Darf ich fragen warum du noch ein 32 Bit OS brauchst? Eigentlich funktionieren alle Programme soweit auch unter 64bit.


----------



## midnight (27. Oktober 2009)

Also Lizenztechnisch erlaubt ist es nicht - technisch gesehen aber kein Problem.
Ich glaub hier macht bald einer dicht (=

so far


----------



## Redbandit (27. Oktober 2009)

Ich habe/hatte ein Vista32 Ultimate UND ein XP Pro als Dualboot auf meinem Rechner.
jetzt werkelt weiterhin XPPro (wenn ichs mal brauche) und Win7 64 Ultimate als Dualboot...


----------



## DeinSchicksal (27. Oktober 2009)

@flipp:
Ich brauche das 32Bit OS u.a. für Battlefield 2, da das Online nur auf 32Bit läuft 

Naja..
Hier mal meine "alte" Anfrage an MS:

Ich:
Guten Tag,
ich spiele momentan mit dem Gedanken mir Windows 7 Home Premium beim Erscheinen zu kaufen.
Da ich einige 32Bit Programme bestitze, aber 4GB nutze, brauche ich 32 und 64Bit.
Bei Windows Vista gab es die Möglichkeit wenn man eine der beiden Versionen hatte, die andere nachzubestellen.
Nun frage ich mich, ob es diese Möglichkeit auch für Windows 7 geben wird.

MS:
Die Windows 7  Retailversionen beinhalten sowohl die 32bit Version als auch die 64bit Version. Sie haben schon jetzt die Möglichkeit diese Version im Microsoft Store vorzubestellen. Den Store finden Sie unter folgender Internetadresse:

http://emea.microsoftstore.com/DE/Microsoft/Windows

_____________
Da finde ich, kann man iwie herauslesen, dass wenn ich Retail kaufe, ich auch beide Versionen nutzen kann!?

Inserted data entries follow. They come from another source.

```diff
diff --git a/vm_asr_amd/knobs.py b/vm_asr_amd/knobs.py
--- a/vm_asr_amd/knobs.py
+++ b/vm_asr_amd/knobs.py
@@ -116,6 +116,8 @@
     _k("VMASR_CONV_FIRST", "flag", 1, "the 1 -> 32 channel input convolution + GELU straight from the folded signals"),
     _k("VMASR_FEAT_TAP", "flag", 1, "a feature map's gradient (next layer's + feature-matching loss's) formed in one pass"),
     _k("VMASR_FEAT_L1", "flag", 1, "the feature-matching loss on the stacked maps in one kernel"),
+    _k("VMASR_CONV_WGRAD_TAPS", "flag", 1, "the weight gradient of the stride-1 convolutions on the tap-shared tile (csrc/convgemm.hip); 0 = the "
+       "per-tap tile (A/B measurements); read when the library loads, which passes it on (vmasr_conv_set_wgrad_taps)", reader="python:conv"),
     _k("VMASR_MSD_CONV", "choice", "hip", "the MSD's strided grouped 1-D convolutions: hip = the exact-fp32 MFMA kernels (csrc/gconv1d.hip), "
        "torch = F.conv1d (A/B measurements, double backward)", values=("hip", "torch"), reader="python:msd"),
     _k("VMASR_MSD_STEM", "choice", "hip", "the MSD's 1 -> hidden stem convolution + GELU: hip = one fused pass that keeps no pre-activation "
```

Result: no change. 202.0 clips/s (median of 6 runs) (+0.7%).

Ich hab nochmal nachgehakt, weil ich ja sie SB Version meinte:
MS:
Leider gibt es bei Windows 7 SystemBuilder Produkten nicht mehr die Möglichkeit einen Datenträger nachzubestellen.
Hier muss die Entscheidung, ob die 32 Bit oder die 64 Bit Version benötigt wird, bereits beim Kauf getroffen werden. Sollten beide Versionen benötigt werden, so wäre auch der Kauf beider Versionen erforderlich.
Das Angebot, einen entsprechenden Datenträger nachzubestellen, besteht leider nicht mehr.
_____________
Das bezieht sich ja aber ausschließlich auf die SB Versionen..
Hmm.. mal sehen, hab noch ne Anfrage an MS geschickt..


----------



## taks (27. Oktober 2009)

Win 7 Prof. ist es soweit ich weiss möglich etwas wie ne Virtuelle XP-Maschine laufen zu lassen..
Mit dem sollte das eigentlich laufen.


----------



## DeinSchicksal (27. Oktober 2009)

Ich hab ja durchaus ein Windows XP..
Ich wollte das aber nicht nutzen, da 7 ja wohl besser ist/sein soll..
Ich könnte das notfalls auch mit XP und 7 machen, will ich aber eig nich


----------



## DPr (27. Oktober 2009)

Ich sitz hier vor einer System Builder Win7 64Bit Version. Und darauf läuft auch BF2 problemlos. 
Gibt einige Programme, die nicht mehr unter 64Bit laufen, aber Spiele laufen eher gut.


----------



## Fate T.H (28. Oktober 2009)

DeinSchicksal schrieb:


> MS:
> Die Windows 7  Retailversionen beinhalten sowohl die 32bit Version als auch die 64bit Version. Sie haben schon jetzt die Möglichkeit diese Version im Microsoft Store vorzubestellen. Den Store finden Sie unter folgender Internetadresse:
> 
> http://emea.microsoftstore.com/DE/Microsoft/Windows
> ...



Also du interpretierst hier etwas gewaltig falsch.
Da steht nur klar und deutlich das in der Retailversion 2 Datenträger beiliegen.
Dies bietet dir nur die möglichkeit die Architekture zu wechseln falls du dich mal umentscheiden solltest zwischen 32-Bit und 64-Bit
ohne dir wie bei OEM/SB Version für xxx € noch eine Version kaufen zu müssen.
Du darfst nach wie vor nur eine Version mit dem beiliegenden Key aktive haben,
denn wie schon gesagt wurde besitzt du nur eine Lizenz die auch nur für einmal Windows gilt.
Für mehere Windowssysteme musst du auch mehere Lizensen aka Keys besitzen.




taks schrieb:


> Win 7 Prof. ist es soweit ich weiss möglich etwas wie ne Virtuelle XP-Maschine laufen zu lassen..
> Mit dem sollte das eigentlich laufen.



Der XP-Mode bietet aber keine Direct3D Beschleunigung da hier nur eine 2D-Karte simuliert wird.


----------



## DeinSchicksal (28. Oktober 2009)

Joa..
ich warte jetzt einfach was Microsoft sagt..
BF2 mag ja laufen, aber kannst du damit auch Online Spielen? Bei Vista wurde man mit 64Bit immer sofort gekickt!


----------



## Der Maniac (28. Oktober 2009)

Dann lag das an deinem System! Ich habe hier auf nem anderen Rechner noch Vista Business x64 laufen, BF2 drauf, kann überall online spielen, kein Problem! Sämmtliche Mods funktionieren (AIX 2.0, Prj. Reality, Sandbox, usw...)  
Mit welcher begründung wurdest du denn gekickt? "Dissallowed Program/Driver XXXXXX"? Dann hätte ich mal geguckt ob du irgendwelche Programme draufhattest, die das auslösen (Fraps, Evga Precision usw.) 
Aber funktionieren tut BF2 auch unter 64 Bit einwandfrei! Das sind halt die eigenarten des Spiels wenn es hier und da mal nicht geht...^^


----------



## DeinSchicksal (28. Oktober 2009)

LOL
Komisch, mit Vista Home Premium x64 gings nich.. und bei nem Kumpel auch nicht, daher haben wir beide XP installiert xD
Begründung...puhh ka^^ müsste ich Vista x64 mal wieder starten


----------